BEGIN
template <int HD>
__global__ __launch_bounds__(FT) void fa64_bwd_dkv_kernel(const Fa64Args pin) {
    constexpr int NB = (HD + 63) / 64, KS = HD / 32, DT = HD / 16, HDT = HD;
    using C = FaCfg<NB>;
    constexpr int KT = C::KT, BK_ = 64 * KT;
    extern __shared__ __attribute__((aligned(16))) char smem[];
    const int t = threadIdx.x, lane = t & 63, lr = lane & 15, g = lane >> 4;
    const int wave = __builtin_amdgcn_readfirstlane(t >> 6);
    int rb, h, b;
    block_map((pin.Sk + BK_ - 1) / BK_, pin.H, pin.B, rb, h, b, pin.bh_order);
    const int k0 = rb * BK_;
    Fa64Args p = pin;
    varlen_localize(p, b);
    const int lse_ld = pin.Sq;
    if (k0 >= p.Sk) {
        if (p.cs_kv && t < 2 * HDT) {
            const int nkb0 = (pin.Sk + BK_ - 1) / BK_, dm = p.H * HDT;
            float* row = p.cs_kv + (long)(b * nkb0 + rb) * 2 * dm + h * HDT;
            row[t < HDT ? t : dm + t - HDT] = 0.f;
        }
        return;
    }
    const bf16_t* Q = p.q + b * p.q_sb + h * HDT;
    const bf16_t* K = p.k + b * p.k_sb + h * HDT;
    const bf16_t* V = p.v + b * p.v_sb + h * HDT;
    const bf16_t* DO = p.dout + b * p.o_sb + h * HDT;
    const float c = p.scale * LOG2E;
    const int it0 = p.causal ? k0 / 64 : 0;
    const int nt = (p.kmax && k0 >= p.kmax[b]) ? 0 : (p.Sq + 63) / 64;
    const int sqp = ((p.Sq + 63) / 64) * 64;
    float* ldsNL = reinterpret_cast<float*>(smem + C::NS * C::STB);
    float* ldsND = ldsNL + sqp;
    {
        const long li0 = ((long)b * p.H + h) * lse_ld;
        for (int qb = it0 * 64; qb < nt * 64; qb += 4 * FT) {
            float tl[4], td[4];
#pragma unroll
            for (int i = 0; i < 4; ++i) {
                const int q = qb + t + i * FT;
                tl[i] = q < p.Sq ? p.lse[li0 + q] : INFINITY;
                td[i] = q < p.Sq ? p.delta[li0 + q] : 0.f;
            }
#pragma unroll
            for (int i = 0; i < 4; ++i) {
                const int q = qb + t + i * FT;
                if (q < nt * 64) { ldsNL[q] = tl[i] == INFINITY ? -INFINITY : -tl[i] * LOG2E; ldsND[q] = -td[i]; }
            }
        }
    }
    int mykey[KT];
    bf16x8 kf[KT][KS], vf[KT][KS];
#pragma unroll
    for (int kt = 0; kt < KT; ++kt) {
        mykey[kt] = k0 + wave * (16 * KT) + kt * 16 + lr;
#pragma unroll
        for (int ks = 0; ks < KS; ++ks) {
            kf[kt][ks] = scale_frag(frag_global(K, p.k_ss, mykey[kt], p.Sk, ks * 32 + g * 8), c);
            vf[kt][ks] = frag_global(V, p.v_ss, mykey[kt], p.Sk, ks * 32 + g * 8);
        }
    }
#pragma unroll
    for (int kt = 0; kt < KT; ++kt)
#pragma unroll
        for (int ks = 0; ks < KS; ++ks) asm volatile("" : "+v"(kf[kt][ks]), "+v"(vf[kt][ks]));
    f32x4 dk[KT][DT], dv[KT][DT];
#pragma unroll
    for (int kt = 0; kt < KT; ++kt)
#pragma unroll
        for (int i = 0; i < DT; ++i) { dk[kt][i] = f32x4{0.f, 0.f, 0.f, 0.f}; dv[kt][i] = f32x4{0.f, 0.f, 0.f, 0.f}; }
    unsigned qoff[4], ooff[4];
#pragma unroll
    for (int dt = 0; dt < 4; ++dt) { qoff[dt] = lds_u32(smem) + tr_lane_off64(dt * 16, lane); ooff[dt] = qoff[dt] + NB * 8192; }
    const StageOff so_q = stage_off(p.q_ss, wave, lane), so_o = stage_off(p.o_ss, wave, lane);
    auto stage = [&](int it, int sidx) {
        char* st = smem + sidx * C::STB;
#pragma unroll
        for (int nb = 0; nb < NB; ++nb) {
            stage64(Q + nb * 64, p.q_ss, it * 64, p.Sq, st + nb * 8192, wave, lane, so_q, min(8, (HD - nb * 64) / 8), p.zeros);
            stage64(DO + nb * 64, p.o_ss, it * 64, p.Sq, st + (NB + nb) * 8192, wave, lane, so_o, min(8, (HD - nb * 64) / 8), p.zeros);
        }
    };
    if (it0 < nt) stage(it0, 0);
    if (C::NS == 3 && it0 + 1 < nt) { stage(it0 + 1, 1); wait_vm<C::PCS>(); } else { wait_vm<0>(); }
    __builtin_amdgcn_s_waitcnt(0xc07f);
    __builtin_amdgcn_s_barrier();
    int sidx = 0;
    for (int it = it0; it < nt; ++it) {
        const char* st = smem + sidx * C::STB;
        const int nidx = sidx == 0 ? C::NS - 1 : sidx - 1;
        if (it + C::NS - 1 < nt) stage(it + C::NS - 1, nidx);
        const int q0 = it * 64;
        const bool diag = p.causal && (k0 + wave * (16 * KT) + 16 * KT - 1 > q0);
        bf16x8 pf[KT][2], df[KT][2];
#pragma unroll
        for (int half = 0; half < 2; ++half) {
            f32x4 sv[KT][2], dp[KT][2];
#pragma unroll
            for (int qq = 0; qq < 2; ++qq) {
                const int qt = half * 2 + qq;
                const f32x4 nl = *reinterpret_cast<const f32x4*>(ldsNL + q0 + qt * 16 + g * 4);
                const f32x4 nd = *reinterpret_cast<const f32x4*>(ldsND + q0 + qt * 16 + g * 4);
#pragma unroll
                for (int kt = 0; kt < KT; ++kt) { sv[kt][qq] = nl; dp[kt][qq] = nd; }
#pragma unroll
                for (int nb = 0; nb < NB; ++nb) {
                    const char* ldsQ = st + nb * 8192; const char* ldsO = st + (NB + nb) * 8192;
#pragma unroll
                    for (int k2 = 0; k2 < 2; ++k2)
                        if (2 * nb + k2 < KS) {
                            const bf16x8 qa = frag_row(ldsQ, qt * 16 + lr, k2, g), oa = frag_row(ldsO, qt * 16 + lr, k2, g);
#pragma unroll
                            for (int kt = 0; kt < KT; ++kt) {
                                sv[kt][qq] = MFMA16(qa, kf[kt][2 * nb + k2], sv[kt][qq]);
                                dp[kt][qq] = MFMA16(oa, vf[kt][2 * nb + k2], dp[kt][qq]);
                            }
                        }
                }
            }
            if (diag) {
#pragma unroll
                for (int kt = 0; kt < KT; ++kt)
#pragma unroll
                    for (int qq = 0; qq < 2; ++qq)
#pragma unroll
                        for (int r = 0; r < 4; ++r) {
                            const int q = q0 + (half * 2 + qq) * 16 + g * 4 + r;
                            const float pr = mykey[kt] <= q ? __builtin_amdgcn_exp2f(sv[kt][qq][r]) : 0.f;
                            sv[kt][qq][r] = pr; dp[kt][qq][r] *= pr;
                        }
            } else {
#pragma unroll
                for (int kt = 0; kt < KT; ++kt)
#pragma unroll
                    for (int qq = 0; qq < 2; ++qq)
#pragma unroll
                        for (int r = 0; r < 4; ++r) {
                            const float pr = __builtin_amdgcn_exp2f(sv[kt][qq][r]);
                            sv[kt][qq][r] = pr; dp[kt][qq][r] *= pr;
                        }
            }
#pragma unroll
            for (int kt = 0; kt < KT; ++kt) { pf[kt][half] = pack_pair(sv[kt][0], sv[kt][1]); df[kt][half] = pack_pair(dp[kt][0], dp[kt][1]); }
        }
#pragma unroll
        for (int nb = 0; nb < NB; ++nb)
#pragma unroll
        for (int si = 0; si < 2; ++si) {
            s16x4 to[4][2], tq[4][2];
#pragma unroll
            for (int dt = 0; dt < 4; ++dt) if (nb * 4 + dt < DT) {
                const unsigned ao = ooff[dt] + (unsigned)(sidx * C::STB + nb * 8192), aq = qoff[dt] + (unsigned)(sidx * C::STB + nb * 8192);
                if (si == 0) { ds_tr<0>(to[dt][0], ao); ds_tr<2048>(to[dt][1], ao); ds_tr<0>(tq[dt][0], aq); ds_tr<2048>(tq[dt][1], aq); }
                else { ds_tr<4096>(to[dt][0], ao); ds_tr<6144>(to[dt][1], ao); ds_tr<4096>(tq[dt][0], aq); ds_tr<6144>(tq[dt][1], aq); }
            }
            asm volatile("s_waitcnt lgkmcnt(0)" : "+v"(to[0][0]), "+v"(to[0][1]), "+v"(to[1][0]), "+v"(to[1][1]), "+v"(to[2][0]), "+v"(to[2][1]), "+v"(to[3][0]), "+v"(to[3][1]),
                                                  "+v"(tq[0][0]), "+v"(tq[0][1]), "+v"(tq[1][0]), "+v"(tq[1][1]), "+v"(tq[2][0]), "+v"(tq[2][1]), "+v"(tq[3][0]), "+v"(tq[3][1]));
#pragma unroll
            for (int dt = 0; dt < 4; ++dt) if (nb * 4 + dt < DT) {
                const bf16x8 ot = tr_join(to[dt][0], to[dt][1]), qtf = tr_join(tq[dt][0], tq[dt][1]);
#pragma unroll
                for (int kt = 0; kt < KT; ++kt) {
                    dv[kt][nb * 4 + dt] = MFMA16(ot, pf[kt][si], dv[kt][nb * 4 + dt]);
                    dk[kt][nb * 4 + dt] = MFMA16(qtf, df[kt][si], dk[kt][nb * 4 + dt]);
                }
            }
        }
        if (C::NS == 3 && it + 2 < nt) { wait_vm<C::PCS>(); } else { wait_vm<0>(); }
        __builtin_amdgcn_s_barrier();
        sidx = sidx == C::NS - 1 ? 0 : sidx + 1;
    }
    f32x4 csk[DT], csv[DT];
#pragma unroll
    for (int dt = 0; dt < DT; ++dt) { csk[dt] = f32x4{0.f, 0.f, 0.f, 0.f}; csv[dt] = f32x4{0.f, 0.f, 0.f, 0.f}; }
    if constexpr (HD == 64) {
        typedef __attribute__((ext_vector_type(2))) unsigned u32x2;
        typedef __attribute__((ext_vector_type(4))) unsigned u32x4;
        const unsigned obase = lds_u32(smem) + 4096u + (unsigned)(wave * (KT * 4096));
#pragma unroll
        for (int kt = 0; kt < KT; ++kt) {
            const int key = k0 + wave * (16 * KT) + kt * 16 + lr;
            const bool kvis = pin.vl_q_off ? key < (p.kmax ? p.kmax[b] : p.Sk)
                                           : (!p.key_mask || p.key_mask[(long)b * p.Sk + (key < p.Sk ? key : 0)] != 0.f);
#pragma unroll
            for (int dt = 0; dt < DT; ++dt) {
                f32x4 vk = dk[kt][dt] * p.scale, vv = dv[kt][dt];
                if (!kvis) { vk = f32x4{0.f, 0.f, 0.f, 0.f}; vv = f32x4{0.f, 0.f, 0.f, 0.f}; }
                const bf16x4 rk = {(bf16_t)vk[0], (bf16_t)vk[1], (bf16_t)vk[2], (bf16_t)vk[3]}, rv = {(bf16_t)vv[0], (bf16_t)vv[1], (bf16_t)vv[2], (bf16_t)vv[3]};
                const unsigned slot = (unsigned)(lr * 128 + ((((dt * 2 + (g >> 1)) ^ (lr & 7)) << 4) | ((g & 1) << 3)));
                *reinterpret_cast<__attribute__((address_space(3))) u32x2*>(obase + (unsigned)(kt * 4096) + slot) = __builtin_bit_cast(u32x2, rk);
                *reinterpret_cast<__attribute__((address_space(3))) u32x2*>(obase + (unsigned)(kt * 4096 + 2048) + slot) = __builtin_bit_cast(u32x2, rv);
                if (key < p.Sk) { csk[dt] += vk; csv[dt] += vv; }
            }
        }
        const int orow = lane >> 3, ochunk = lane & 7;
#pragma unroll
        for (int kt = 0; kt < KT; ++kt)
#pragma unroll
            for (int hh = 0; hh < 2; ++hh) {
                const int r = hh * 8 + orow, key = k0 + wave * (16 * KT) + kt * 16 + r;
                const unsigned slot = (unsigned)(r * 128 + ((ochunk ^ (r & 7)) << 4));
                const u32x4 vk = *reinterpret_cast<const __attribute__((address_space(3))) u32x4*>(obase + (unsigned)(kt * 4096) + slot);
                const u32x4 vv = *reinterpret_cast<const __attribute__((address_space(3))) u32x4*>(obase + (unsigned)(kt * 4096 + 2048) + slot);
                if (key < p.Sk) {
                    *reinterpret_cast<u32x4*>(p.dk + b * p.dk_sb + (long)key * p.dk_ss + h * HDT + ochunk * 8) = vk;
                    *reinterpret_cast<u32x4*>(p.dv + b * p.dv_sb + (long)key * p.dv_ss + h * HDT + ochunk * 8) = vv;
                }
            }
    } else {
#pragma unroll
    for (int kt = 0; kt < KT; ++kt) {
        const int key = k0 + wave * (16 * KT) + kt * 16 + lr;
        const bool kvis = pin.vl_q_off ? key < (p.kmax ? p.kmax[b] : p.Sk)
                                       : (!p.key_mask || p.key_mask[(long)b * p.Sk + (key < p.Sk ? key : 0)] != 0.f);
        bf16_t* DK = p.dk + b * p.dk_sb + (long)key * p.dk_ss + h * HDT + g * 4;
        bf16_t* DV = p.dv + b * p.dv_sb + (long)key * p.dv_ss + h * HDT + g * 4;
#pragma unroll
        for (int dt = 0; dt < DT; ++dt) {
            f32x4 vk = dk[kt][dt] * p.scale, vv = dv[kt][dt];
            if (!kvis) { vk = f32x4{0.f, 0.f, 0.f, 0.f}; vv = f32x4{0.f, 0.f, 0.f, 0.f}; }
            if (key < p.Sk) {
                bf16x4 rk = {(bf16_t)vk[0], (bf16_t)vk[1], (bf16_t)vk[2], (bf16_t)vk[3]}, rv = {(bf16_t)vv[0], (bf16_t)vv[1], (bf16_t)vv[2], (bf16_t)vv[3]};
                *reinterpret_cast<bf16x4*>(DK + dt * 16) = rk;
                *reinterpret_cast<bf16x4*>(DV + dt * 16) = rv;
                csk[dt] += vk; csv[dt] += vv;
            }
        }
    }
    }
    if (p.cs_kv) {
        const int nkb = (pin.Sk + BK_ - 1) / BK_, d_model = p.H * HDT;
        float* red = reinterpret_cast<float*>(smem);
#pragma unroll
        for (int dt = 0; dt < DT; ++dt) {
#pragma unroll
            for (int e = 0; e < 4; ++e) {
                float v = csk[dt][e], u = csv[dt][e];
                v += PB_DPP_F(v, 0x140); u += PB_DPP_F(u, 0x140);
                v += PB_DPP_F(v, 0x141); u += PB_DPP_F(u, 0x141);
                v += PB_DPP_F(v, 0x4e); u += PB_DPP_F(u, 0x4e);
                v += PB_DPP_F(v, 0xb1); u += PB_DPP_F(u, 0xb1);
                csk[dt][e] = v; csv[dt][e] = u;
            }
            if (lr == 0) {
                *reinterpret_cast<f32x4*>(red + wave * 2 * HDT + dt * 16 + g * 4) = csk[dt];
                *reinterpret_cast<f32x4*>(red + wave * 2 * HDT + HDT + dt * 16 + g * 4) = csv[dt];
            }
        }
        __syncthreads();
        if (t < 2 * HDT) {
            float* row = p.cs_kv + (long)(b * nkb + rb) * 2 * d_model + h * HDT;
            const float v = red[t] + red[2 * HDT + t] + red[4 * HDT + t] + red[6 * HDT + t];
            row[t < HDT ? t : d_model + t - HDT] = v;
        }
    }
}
END
BEGIN
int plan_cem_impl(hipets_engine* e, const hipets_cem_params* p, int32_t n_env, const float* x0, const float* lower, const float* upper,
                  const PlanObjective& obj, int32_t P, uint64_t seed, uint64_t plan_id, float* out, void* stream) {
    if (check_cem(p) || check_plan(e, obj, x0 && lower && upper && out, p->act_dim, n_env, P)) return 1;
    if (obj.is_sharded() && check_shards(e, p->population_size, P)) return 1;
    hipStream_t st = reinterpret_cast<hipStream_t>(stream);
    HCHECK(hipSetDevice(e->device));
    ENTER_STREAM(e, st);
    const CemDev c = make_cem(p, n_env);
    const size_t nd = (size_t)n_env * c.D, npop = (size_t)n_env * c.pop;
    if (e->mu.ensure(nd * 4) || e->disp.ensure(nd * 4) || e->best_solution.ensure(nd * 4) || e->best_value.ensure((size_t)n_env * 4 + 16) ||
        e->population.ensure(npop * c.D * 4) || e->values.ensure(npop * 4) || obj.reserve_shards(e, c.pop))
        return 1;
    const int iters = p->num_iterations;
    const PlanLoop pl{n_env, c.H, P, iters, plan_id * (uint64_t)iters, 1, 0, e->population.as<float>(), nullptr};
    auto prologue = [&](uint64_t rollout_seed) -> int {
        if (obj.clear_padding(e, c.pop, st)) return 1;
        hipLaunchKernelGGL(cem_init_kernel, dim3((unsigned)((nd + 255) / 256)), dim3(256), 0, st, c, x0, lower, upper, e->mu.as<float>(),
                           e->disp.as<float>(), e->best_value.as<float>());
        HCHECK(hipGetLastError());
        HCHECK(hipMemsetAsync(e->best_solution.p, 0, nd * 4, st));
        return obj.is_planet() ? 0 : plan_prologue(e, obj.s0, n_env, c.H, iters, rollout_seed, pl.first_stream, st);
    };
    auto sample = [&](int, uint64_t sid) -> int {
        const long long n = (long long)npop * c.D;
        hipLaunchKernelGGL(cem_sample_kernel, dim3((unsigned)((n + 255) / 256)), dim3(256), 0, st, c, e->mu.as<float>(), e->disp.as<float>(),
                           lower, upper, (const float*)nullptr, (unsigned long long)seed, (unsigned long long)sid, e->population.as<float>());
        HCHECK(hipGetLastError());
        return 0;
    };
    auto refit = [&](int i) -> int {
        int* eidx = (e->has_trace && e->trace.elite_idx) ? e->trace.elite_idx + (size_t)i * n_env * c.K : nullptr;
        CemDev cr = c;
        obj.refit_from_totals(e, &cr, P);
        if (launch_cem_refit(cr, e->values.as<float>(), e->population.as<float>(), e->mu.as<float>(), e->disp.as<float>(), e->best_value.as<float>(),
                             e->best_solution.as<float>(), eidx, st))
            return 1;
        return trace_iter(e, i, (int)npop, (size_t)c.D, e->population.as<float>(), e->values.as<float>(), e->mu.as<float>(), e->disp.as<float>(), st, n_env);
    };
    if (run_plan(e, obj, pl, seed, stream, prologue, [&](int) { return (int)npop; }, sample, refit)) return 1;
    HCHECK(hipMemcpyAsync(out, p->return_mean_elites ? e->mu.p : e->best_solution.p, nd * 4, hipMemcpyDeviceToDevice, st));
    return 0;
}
END
Instructions to follow:
If a line of the data contains the word "volatile", count it; say how many such lines there are and nothing else.

Answer space:
2